BRIEF: The reply to the records below should contain exactly the lines from the line with "QT_OFF + b2 * VTB + 8" through the line with "auto commit = [&](int", and nothing besides.

EXTRACTED MATERIAL:
* * * * * * * * *

#pragma unroll
  for (int b2 = 0; b2 < 2; ++b2) {
    if (tid < QT) {
      *(T*)(lds + QT_OFF + b2 * VTB + 8 * Ops::VT_PITCH + tid * E::BYTES) = E::from_f(0.0f);
      *(T*)(lds + DOT_OFF + b2 * VTB + 8 * Ops::VT_PITCH + tid * E::BYTES) = E::from_f(0.0f);
    }
  }
  const int vrow_off = (r < 8 ? r : 8) * Ops::VT_PITCH + Ops::vlane_off(h);
  const int ka0 = h ? QT * KROW + r * KROW : r * KROW;
  constexpr int kst = 32 * KROW;
  unsigned char* const trw = lds + TR_OFF + wave * (2 * FUSED_TR_IMG);
  const int tr_rd = ((lane & 15) >> 2) * FUSED_TR_PITCH + (16 * ((lane >> 4) & 1) + 4 * (lane & 3)) * 2 + 8 * h * FUSED_TR_PITCH;
  const int tr_wr = r * FUSED_TR_PITCH + 8 * h;
  float* const dq_mine = (float*)(lds + DQ_OFF) + wave * (QT * 8);

  typename E::Frag stq, stdo, sto;
  float stl = 0.f;
  auto issue = [&](int q0) {
    const int query = q0 + tid;
    if (tid < QT && query < N) {
      stq = E::load(qp + (size_t)query * 8); stdo = E::load(dop + (size_t)query * C); sto = E::load(op + (size_t)query * C);
      stl = -a.lse[bh + query];
    } else { stq = E::zero(); stdo = E::zero(); sto = E::zero(); stl = 0.f; }
  };
  auto commit = [&](int b2, int q0) {
    if (tid < QT) {
      float qv[8], dv_[8], ov[8];
      E::unpack(stq, qv);
#pragma unroll
      for (int d = 0; d < 8; ++d) qv[d] *= qscale;
      const typename E::Frag qs = E::pack(qv);
      E::store(lds + Q_OFF + b2 * ROWS + tid * KROW, qs);
      E::store(lds + DO_OFF + b2 * ROWS + tid * KROW, stdo);
      E::unpack(qs, qv);
      E::unpack(stdo, dv_);
      E::unpack(sto, ov);
      float delta = 0.f;
#pragma unroll
      for (int d = 0; d < 8; ++d) delta += dv_[d] * ov[d];
      const int vp_ = Ops::vpos(tid);
#pragma unroll
      for (int d = 0; d < 8; ++d) {
        *(T*)(lds + QT_OFF + b2 * VTB + d * Ops::VT_PITCH + vp_ * E::BYTES) = E::from_f(qv[d]);
        *(T*)(lds + DOT_OFF + b2 * VTB + d * Ops::VT_PITCH + vp_ * E::BYTES) = E::from_f(dv_[d]);
      }
      Ops::store_terms(lds + Q_OFF + b2 * ROWS + (QT + tid) * KROW, stl);
      Ops::store_terms(lds + DO_OFF + b2 * ROWS + (QT + tid) * KROW, -delta);
      if (kb == 0 && q0 + tid < N) a.delta[bh + q0 + tid] = delta;
    }
  };
  typedef short v4s __attribute__((ext_vector_type(4)));
  typedef __attribute__((address_space(3))) v4s* lp;
  typedef uint32_t u32x2 __attribute__((ext_vector_type(2)));
  auto step = [&](int cur, int sub, f32x16& dq) {
    constexpr int ATTN_BWD_IGLP = 3;
    __builtin_amdgcn_iglp_opt(ATTN_BWD_IGLP);
    const typename Ops::KF qa = Ops::load_k(lds + Q_OFF + cur * ROWS + ka0 + sub * kst);
    const typename Ops::KF doa = Ops::load_k(lds + DO_OFF + cur * ROWS + ka0 + sub * kst);
    const typename Ops::VF dotf = Ops::load_v(lds + DOT_OFF + cur * VTB + vrow_off, sub * 32);
    const typename Ops::VF qtf = Ops::load_v(lds + QT_OFF + cur * VTB + vrow_off, sub * 32);
    const f32x16 zero = (f32x16)(0.f);
    f32x16 p[NSUB], ds[NSUB];
#pragma unroll
    for (int ks = 0; ks < NSUB; ++ks) {
      p[ks] = Ops::qk(qa, kfr[ks], zero);
      ds[ks] = Ops::qk(doa, vfr[ks], zero);
    }
    uint32_t bw[NSUB][2][4];
#pragma unroll
    for (int ks = 0; ks < NSUB; ++ks) {
#pragma unroll
      for (int i = 0; i < 16; ++i) { p[ks][i] = __builtin_amdgcn_exp2f(p[ks][i]); ds[ks][i] *= p[ks][i]; }
#pragma unroll
      for (int s2 = 0; s2 < 2; ++s2)
#pragma unroll
        for (int j = 0; j < 4; ++j) bw[ks][s2][j] = Ops::pack_p(ds[ks][8 * s2 + 2 * j], ds[ks][8 * s2 + 2 * j + 1]);
#pragma unroll
      for (int g = 0; g < 4; ++g) {
        const u32x2 w2 = {bw[ks][g >> 1][(g & 1) * 2], bw[ks][g >> 1][(g & 1) * 2 + 1]};
        *(u32x2*)(trw + ks * FUSED_TR_IMG + tr_wr + 16 * g) = w2;
      }
    }
#pragma unroll
    for (int ks = 0; ks < NSUB; ++ks) {
      dv[ks] = Ops::pv(dotf, p[ks], dv[ks]);
#pragma unroll
      for (int s2 = 0; s2 < 2; ++s2) {
        const u32x4 bv = {bw[ks][s2][0], bw[ks][s2][1], bw[ks][s2][2], bw[ks][s2][3]};
        dk[ks] = E::mma16(__builtin_bit_cast(s16x8, qtf.v[s2]), __builtin_bit_cast(s16x8, bv), dk[ks]);
      }
#pragma unroll
      for (int s2 = 0; s2 < 2; ++s2) {
        const v4s lo = __builtin_amdgcn_ds_read_tr16_b64_v4i16((lp)(trw + ks * FUSED_TR_IMG + tr_rd + (16 * s2) * FUSED_TR_PITCH));
        const v4s hi = __builtin_amdgcn_ds_read_tr16_b64_v4i16((lp)(trw + ks * FUSED_TR_IMG + tr_rd + (16 * s2 + 4) * FUSED_TR_PITCH));
        const s16x8 bt = {lo[0], lo[1], lo[2], lo[3], hi[0], hi[1], hi[2], hi[3]};
        dq = E::mma16(kt[ks][s2], bt, dq);
      }
    }
  };

  issue(0);
  commit(0, 0);
  if (QT < N) issue(QT);
  __syncthreads();
  for (int q0 = 0, cur = 0; q0 < N; q0 += QT, cur ^= 1) {
    const int nsub = min(8, (N - q0 + 31) / 32);
#pragma unroll 1
    for (int sub = 0; sub < nsub; ++sub) {
      f32x16 dq = (f32x16)(0.f);
      step(cur, sub, dq);
      *(f32x4*)(dq_mine + (sub * 32 + r) * 8 + 4 * h) = (f32x4){dq[0], dq[1], dq[2], dq[3]};
    }
    __syncthreads();
    {
      const int query = q0 + (tid >> 1), half = tid & 1;
      if (query < N) {
        f32x4 v = (f32x4)(0.f);
#pragma unroll
        for (int w = 0; w < 8; ++w) v += *(const f32x4*)((const float*)(lds + DQ_OFF) + w * (QT * 8) + tid * 4);
        if (nkb == 1) {
          const float sc = 0.35355339059327373f;
          store4((T*)a.dqkv + ((size_t)b * N + query) * (3 * C) + head * 8 + 4 * half, v[0] * sc, v[1] * sc, v[2] * sc, v[3] * sc);
        } else {
          *(f32x4*)(slab + (((size_t)kb * a.B * a.heads + (size_t)b * a.heads + head) * N + query) * 8 + 4 * half) = v;
        }
      }
    }
    if (q0 + QT < N) {
      commit(cur ^ 1, q0 + QT);
      if (q0 + 2 * QT < N) issue(q0 + 2 * QT);
    }
    __syncthreads();
  }
  const float ln2 = 0.6931471805599453f;
#pragma unroll
  for (int ks = 0; ks < NSUB; ++ks) {
    const int key = kb * KPB + (wave * NSUB + ks) * 32 + r;
    if (key < N) {
      T* dst = (T*)a.dqkv + ((size_t)b * N + key) * (3 * C) + head * 8 + 4 * h;
      store4(dst + C, dk[ks][0] * ln2, dk[ks][1] * ln2, dk[ks][2] * ln2, dk[ks][3] * ln2);
      store4(dst + 2 * C, dv[ks][0], dv[ks][1], dv[ks][2], dv[ks][3]);
    }
  }
}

* * * * * * * * *

TASK RESPONSE:
      *(T*)(lds + QT_OFF + b2 * VTB + 8 * Ops::VT_PITCH + tid * E::BYTES) = E::from_f(0.0f);
      *(T*)(lds + DOT_OFF + b2 * VTB + 8 * Ops::VT_PITCH + tid * E::BYTES) = E::from_f(0.0f);
    }
  }
  const int vrow_off = (r < 8 ? r : 8) * Ops::VT_PITCH + Ops::vlane_off(h);
  const int ka0 = h ? QT * KROW + r * KROW : r * KROW;
  constexpr int kst = 32 * KROW;
  unsigned char* const trw = lds + TR_OFF + wave * (2 * FUSED_TR_IMG);
  const int tr_rd = ((lane & 15) >> 2) * FUSED_TR_PITCH + (16 * ((lane >> 4) & 1) + 4 * (lane & 3)) * 2 + 8 * h * FUSED_TR_PITCH;
  const int tr_wr = r * FUSED_TR_PITCH + 8 * h;
  float* const dq_mine = (float*)(lds + DQ_OFF) + wave * (QT * 8);

  typename E::Frag stq, stdo, sto;
  float stl = 0.f;
  auto issue = [&](int q0) {
    const int query = q0 + tid;
    if (tid < QT && query < N) {
      stq = E::load(qp + (size_t)query * 8); stdo = E::load(dop + (size_t)query * C); sto = E::load(op + (size_t)query * C);
      stl = -a.lse[bh + query];
    } else { stq = E::zero(); stdo = E::zero(); sto = E::zero(); stl = 0.f; }
  };
  auto commit = [&](int b2, int q0) {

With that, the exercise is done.